I don't think that's incompatible with capitalism. Capitalism has reinvented itself many times in its history. It used to be dependent on slavery, then it was dependent on oil, and now it's dependent on digital computational power. As we think about these transitions, they seem to be getting better. This is a moral question of whether we work for the economy or whether the economy works for us. Will there be people who will be dislocated in the process? Yes, there will be. But the overall promise is really important.
For 100 years, we've learned in our schools, in our jobs, how to be more like machines, obeying and doing what we're told. There's a cultural shift that has to accompany this economic shift. For me, that's going to be the harder part. It's pretty easy to write a policy or create a new app. It's very, very difficult to shift our way of thinking what's important. In the end, it's rooted in this very old American dream of self-determination.
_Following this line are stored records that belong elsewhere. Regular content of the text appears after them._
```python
def require_cuda(t: torch.Tensor, name: str, dtype=None) -> None:
    if not isinstance(t, torch.Tensor) or not t.is_cuda:
        raise RtkError(f"{name} must be a CUDA tensor: this path has no CPU implementation")
    if dtype is not None and t.dtype != dtype:
        raise TypeError(f"{name} must be {dtype}, got {t.dtype}")


def stream_ptr(device) -> int:
    return torch.cuda.current_stream(device).cuda_stream


def launch_count() -> int:
    return int(lib().rtk_launch_count())
```

Before: 3568.

## Fuse Q/K un-RoPE into pivot score kernel with cross-block layer counters

```diff
diff --git a/include/rtk_b200.h b/include/rtk_b200.h
--- a/include/rtk_b200.h
+++ b/include/rtk_b200.h
@@ -20,6 +20,7 @@
 const char* rtk_build_id(void);
 const char* rtk_error_string(int code);
 int         rtk_debug_key_elision(int on);
+int         rtk_debug_fused_unrope(int on);
 int64_t     rtk_launch_count(void);
 
 
diff --git a/video-retake_b200/csrc/pivot_misc.cu b/video-retake_b200/csrc/pivot_misc.cu
--- a/video-retake_b200/csrc/pivot_misc.cu
+++ b/video-retake_b200/csrc/pivot_misc.cu
@@ -1,21 +1,11 @@
+#include <atomic>
 #include <climits>
 
 #include <stdlib.h>
 
-#include "rtk_common.cuh"
+#include "rtk_rope.cuh"
 
 namespace rtk {
-
-struct RopeParams {
-    int heads, L, D, n_pos, forward;
-    long long stride_h, stride_l, out_stride_h, out_stride_l;
-    int heads2;
-    const __nv_bfloat16* x2;
-    __nv_bfloat16* out2;
-    long long stride_h2, stride_l2, out_stride_h2, out_stride_l2;
-    int bound[6];
-    float inv_scale2;
-};
 
 static bool mrope_bounds(int n_pos, const int32_t* sec, int64_t D, int bound[6]) {
     int acc = 0;
@@ -24,13 +14,6 @@
         bound[i] = acc;
     }
     return n_pos != 3 || acc == D;
-}
-
-__device__ __forceinline__ int rope_pos_row(const RopeParams& p, int c) {
-    if (p.n_pos == 1) return 0;
-    int i = 0;
-    while (i < 5 && c >= p.bound[i]) ++i;
-    return i % 3;
 }
 
 __global__ void __launch_bounds__(256)
@@ -65,40 +48,10 @@
     ob = __float2bfloat16_rn(yb);
 }
 
-__device__ __forceinline__ void rope_table_entry(const RopeParams& p, const float* __restrict__ inv_freq, const long long* pv,
-                                                 int c, float scaling, float& co, float& si) {
-    const int half = p.D >> 1;
-    const float ang = inv_freq[c < half ? c : c - half] * (float)pv[rope_pos_row(p, c)];
-    co = __bfloat162float(__float2bfloat16_rn(cosf(ang) * scaling));
-    si = __bfloat162float(__float2bfloat16_rn(sinf(ang) * scaling));
-}
-
 #ifndef RTK_UNROPE_TOK
 #define RTK_UNROPE_TOK 2
 #endif
 constexpr int kUnropeTok = RTK_UNROPE_TOK;
-
-__device__ __forceinline__ uint32_t sub_bf16x2_rn(uint32_t a, uint32_t b) {
-    uint32_t d;
-    asm("sub.rn.bf16x2 %0, %1, %2;" : "=r"(d) : "r"(a), "r"(b));
-    return d;
-}
-__device__ __forceinline__ uint32_t add_bf16x2_rn(uint32_t a, uint32_t b) {
-    uint32_t d;
-    asm("add.rn.bf16x2 %0, %1, %2;" : "=r"(d) : "r"(a), "r"(b));
-    return d;
-}
-__device__ __forceinline__ void unrotate_bf16x2(uint32_t xa, uint32_t xb, uint32_t cs, uint32_t sn, bool scale, float inv_scale2,
-                                                uint32_t& oa, uint32_t& ob) {
-    const uint32_t ta = mul_bf16x2_rn(xa, cs), ra = mul_bf16x2_rn(xb ^ 0x80008000u, sn);
-    const uint32_t tb = mul_bf16x2_rn(xb, cs), rb = mul_bf16x2_rn(xa, sn);
-    oa = sub_bf16x2_rn(ta, ra);
-    ob = sub_bf16x2_rn(tb, rb);
-    if (scale) {
-        oa = scale_bf16x2_rn(oa, inv_scale2);
-        ob = scale_bf16x2_rn(ob, inv_scale2);
-    }
-}
 
 __device__ __forceinline__ void unrope_qk_body(const __nv_bfloat16* __restrict__ x, const long long* __restrict__ pos,
                                                const float* __restrict__ inv_freq, float scaling,
@@ -155,10 +108,7 @@
                 const uint4 cs = *reinterpret_cast<const uint4*>(&s_cos[t][c0]);
                 const uint4 sn = *reinterpret_cast<const uint4*>(&s_sin[t][c0]);
                 uint4 ol4, oh4;
-                unrotate_bf16x2(a4.x, b4.x, cs.x, sn.x, scale, p.inv_scale2, ol4.x, oh4.x);
-                unrotate_bf16x2(a4.y, b4.y, cs.y, sn.y, scale, p.inv_scale2, ol4.y, oh4.y);
-                unrotate_bf16x2(a4.z, b4.z, cs.z, sn.z, scale, p.inv_scale2, ol4.z, oh4.z);
-                unrotate_bf16x2(a4.w, b4.w, cs.w, sn.w, scale, p.inv_scale2, ol4.w, oh4.w);
+                unrotate_vec(a4, b4, cs, sn, scale, p.inv_scale2, ol4, oh4);
                 *reinterpret_cast<uint4*>(dst + c0) = ol4;
                 *reinterpret_cast<uint4*>(dst + c0 + half) = oh4;
             }
@@ -319,12 +269,14 @@
     }
 }
 
-static int key_elide_prepare(KeyElide& ke, int n, ScoreBatch& sb, cudaStream_t st) {
+static int key_elide_prepare(KeyElide& ke, int n, bool gather, ScoreBatch& sb, cudaStream_t st) {
     RTK_LAUNCH_PDL(pivot_keymask_scan_kernel, (unsigned)n, 1024, 0, st, ke);
-    const long long total = (long long)ke.L * ke.KVH * (ke.D >> 3);
-    long long gx = (total + 255) / 256;
-    if (gx > 148 * 8) gx = 148 * 8;
-    RTK_LAUNCH_PDL(pivot_keys_compact_kernel, dim3((unsigned)gx, (unsigned)n), 256, 0, st, ke);
+    if (gather) {
+        const long long total = (long long)ke.L * ke.KVH * (ke.D >> 3);
+        long long gx = (total + 255) / 256;
+        if (gx > 148 * 8) gx = 148 * 8;
+        RTK_LAUNCH_PDL(pivot_keys_compact_kernel, dim3((unsigned)gx, (unsigned)n), 256, 0, st, ke);
+    }
     for (int i = 0; i < n; ++i) {
         sb.kc[i] = ke.kc[i];
         sb.slot[i] = ke.slot[i];
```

Maybe I'm just too optimistic, but I think it could be great.
What does the reduced role of unions mean? Can labor laws be implemented to protect gig workers? Is that necessary?
There's about twice as many people in the gig economy as there are in private sector unions right now. We have to realize that the economy has changed. Right now, there's lots of people who are trying to figure out how to organize workers in ways to counter the power of organized business. It may or may not be legal, just like it actually wasn't when the CIO was organized in the 1930s in the great Flint sit-down strike, when the workers occupied a General Motors plant and demanded that GM give them concessions. It was made legal afterwards by the laws. We have to realize the law is important, but the law can't fundamentally alter the balance of power.And until workers find a way to organize more powerfully in this economy, the law won't be enough.